Where are you located? I had those issues in NYC yesterday and they eventually went away. There's a good chance its network and not rom related ...


----------



## cvance090685 (Jul 27, 2011)

pmdied said:


> Where are you located? I had those issues in NYC yesterday and they eventually went away. There's a good chance its network and not rom related ...


I am located in New Orleans, and I wish it was a temporary network issue, but I have been having random data disconnects ever since I switched from a sense based rom to an ASOP rom. I have no explanation for what causes it. My phone will lose its 4g symbol and hang at voice service only for a few seconds, and 4g will pop back on. When I switch back to a sense rom, the data issues disappear completely.


----------



## CheetahHeel (Jun 11, 2011)

I can confirm that from another New Orleanian. No problems with 4g on BAMF.


----------



## fixxxer2012 (Jul 31, 2011)

as i stated in another thread, liquid confirmed that the aosp roms have dodgy 4g do to the RIL. on sense i do not have the data drops and the 4g/3g hand offs are instantaneous.


----------



## jdkoreclipse (Jun 16, 2011)

"fixxxer2012 said:


> as i stated in another thread, liquid confirmed that the aosp roms have dodgy 4g do to the RIL. on sense i do not have the data drops and the 4g/3g hand offs are instantaneous.


I would expect this.


----------



## jolness (Jun 29, 2011)

Sense Roms are built by people who are paid to develop the phones and are tested quite extensively. AOSP roms are built by people in their spare time. If it is that problematic for you switch to sense until the AOSP roms are out of releasce candidate/nightly stage.


----------



## TRE_588 (Jun 6, 2011)

"jolness said:


> Sense Roms are built by people who are paid to develop the phones and are tested quite extensively.
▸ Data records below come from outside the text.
# Shamir-Lab/Faucet

Measured on AMD Instinct MI355X. Metric: canonical k-mers/s (load+scan) at k=31, 100bp reads; % HBM roofline, higher is better.
Workload: dtype u64

## Files before the change

### faucet_amd/csrc/api.hip

```cpp
#include <cstdio>
#include <algorithm>
#include <string>

#include <chrono>
#include <thread>

#include "fgpu_ctx.h"

int fgpu_scan_export_impl(fgpu_ctx* ctx, void* dev_entries, uint64_t cap_entries, uint64_t* d_stamps, uint64_t* n_entries);
int fgpu_scan_import_impl(fgpu_ctx* ctx, const void* dev_entries, uint64_t n);
int fgpu_scan_download_impl(fgpu_ctx* ctx, uint64_t* keys_host, fgpu_junction* recs_host, uint64_t cap, uint64_t* n_out);

static thread_local std::string g_create_error;

int g_fgpu_trace = getenv("FGPU_TRACE") && getenv("FGPU_TRACE")[0] == '1';

int fgpu_ensure(fgpu_ctx* ctx, DevBuf* b, uint64_t bytes) {
    if (b->bytes >= bytes && b->p) return FGPU_OK;
    if (b->p) {
        FGPU_HIP(fgpu_sync_stream(ctx, ctx->stream));
        FGPU_HIP(hipFree(b->p));
        b->p = nullptr;
        b->bytes = 0;
    } else {
// ... 568 lines not shown
    ctx->host_waits = 0;
    ctx->host_wait_ms = 0;
    ctx->wait_sites.clear();
    if (ctx->short_pf) FGPU_HIP(hipMemsetAsync(ctx->short_pf, 0, ctx->short_pf_tai / 8, ctx->stream));
    if ((rc = fgpu_long_pairs_reset(ctx))) return rc;
    ctx->have_import = false;
    ctx->journal_max_read_len = 0;
    ctx->hint_in_table = false;
    ctx->hint_gen = 0;
    ctx->hint_n = ctx->hint_max_seq = 0;
    ctx->delta_ready = false;
    ctx->delta_keys = ctx->refresh_full = ctx->refresh_delta = ctx->refresh_mismatch = 0;
    ctx->sparse_links = ctx->full_links = 0;
    ctx->dbg_stall_us = getenv("FGPU_DEBUG_WALK_STALL_US") ? std::min(100000, std::max(0, atoi(getenv("FGPU_DEBUG_WALK_STALL_US")))) : 0;
    ctx->dbg_delta_check = getenv("FGPU_DEBUG_DELTA_CHECK") != nullptr;
    ctx->no_sparse_link = getenv("FGPU_NO_SPARSE_LINK") != nullptr;
    const uint64_t start_span = std::max<uint64_t>(1ULL << 18, ctx->settled_span / 4);
    ctx->window_span = ctx->prm.walk_window_span ? std::min<uint64_t>(std::max<uint64_t>(ctx->prm.walk_window_span, 64), ctx->max_span)
                                                 : std::min<uint64_t>(start_span, ctx->max_span);
    ctx->calib_left = 16;
    ctx->calib_f = ctx->calib_p = 0;
    ctx->adapt_followers = 0;
    ctx->adapt_pieces = 0;
    ctx->adapt_overflows = 0;
    ctx->adapt_vote = 0;
    ctx->calib_ovf = 0;
    ctx->span_ceiling = ~0ULL;
    ctx->repeats_seen_before = false;
    ctx->walked_pieces = 0;
    ctx->scan_batch_index = 0;
// ... 109 lines not shown
        int rc = pull_counters(ctx);
        if (rc) return rc;
        BatchBufs* const cur = ctx->cur;
        ctx->journal_max_read_len = std::max<uint64_t>(ctx->journal_max_read_len, ctx->counters_host->max_read_len);
        if (ctx->lazy_failed && (rc = scan_replay(ctx))) return rc;
        ctx->cur = cur;
        ctx->journal_on = false;
        ctx->eager_scan = true;
        journal_recycle(ctx);
        return FGPU_OK;
    }
    JournalBatch* j;
    if (!ctx->journal_pool.empty()) { j = ctx->journal_pool.back(); ctx->journal_pool.pop_back(); }
    else j = new JournalBatch();
    int rc;
    if ((rc = fgpu_ensure_b(ctx, &j->codes, cb)) || (rc = fgpu_ensure_b(ctx, &j->bad, bbytes)) || (ob && (rc = fgpu_ensure_b(ctx, &j->offs, ob)))) {
        ctx->journal_pool.push_back(j);
        return rc;
    }
    if (b->T) {
        FGPU_HIP(hipMemcpyAsync(j->codes.p, b->codes.p, cb, hipMemcpyDeviceToDevice, ctx->stream));
        FGPU_HIP(hipMemcpyAsync(j->bad.p, b->bad.p, bbytes, hipMemcpyDeviceToDevice, ctx->stream));
        if (ob) FGPU_HIP(hipMemcpyAsync(j->offs.p, b->d_offs, ob, hipMemcpyDeviceToDevice, ctx->stream));
    }
    j->T = b->T; j->n_words = b->n_words; j->n_reads = b->n_reads; j->seq = b->seq;
    ctx->journal.push_back(j);
    ctx->journal_bytes += cb + bbytes + ob;
    (void)reads;
    return FGPU_OK;
}
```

AOSP roms are built by people in their spare time. If it is that problematic for you switch to sense until the AOSP roms are out of releasce candidate/nightly stage.


I'm pretty sure team bamf isn't paid to make their roms they do it cause they love sense/android


----------



## jolness (Jun 29, 2011)

"Agt Studly said:


> I'm pretty sure team bamf isn't paid to make their roms they do it cause they love sense/android


Yes but bamf didnt have to write their RIL from scratch. The guys who got LTE working on the AOSP roms had a lot more work to do from that standpoint

Sent from my AOSP'd ADR6400L


----------



## android_michael (Jun 7, 2011)

The asop roms had to be patched from the froyo ril to work. Slayer and Xoomdev spent many many hours backwards porting the ril to work. NO one has dealt with lte before. HTC hasn't released a gingerbread rom that is official therefore there isn't any source code for these roms. So to the dude that said kernel devs need to step up their game, do research before you bash the guys taking time to make your phone work. They are working with what they have available. If something doesn't work for your phone/area don't use it. Android does not support LTE natively these devs did a ton of work so far to get this phone to where it is. Seeing that this IS the only phone with Lte that has asop working the boys did a great job. I deal with asop not working at my house but that is Verizons fault on a bad signal not the devs fault. Use the roms that work for you or deal with the problems that may come about, they all have the beginning statement use at your own risk no one said its perfect.


----------



## rufflez2010 (Sep 4, 2011)

While I admit the 3g/4g icons go in and out occassionally, ihavent had any missed emails or data blips when my phone is actually trying to transmit data. I think it has to donors with trying to ping the towers more frequently than it should. I have yet to get a failed download of a full Sense based rom (well over 100mb) while running cm7. I think its a non issue that you think there is because the icons go in and out. When it locks, it doesn't drop the signal.


----------



## jolness (Jun 29, 2011)

I am thankful everyday to everyone who made AOSP happen on the mecha

Sent from my AOSP'd ADR6400L


----------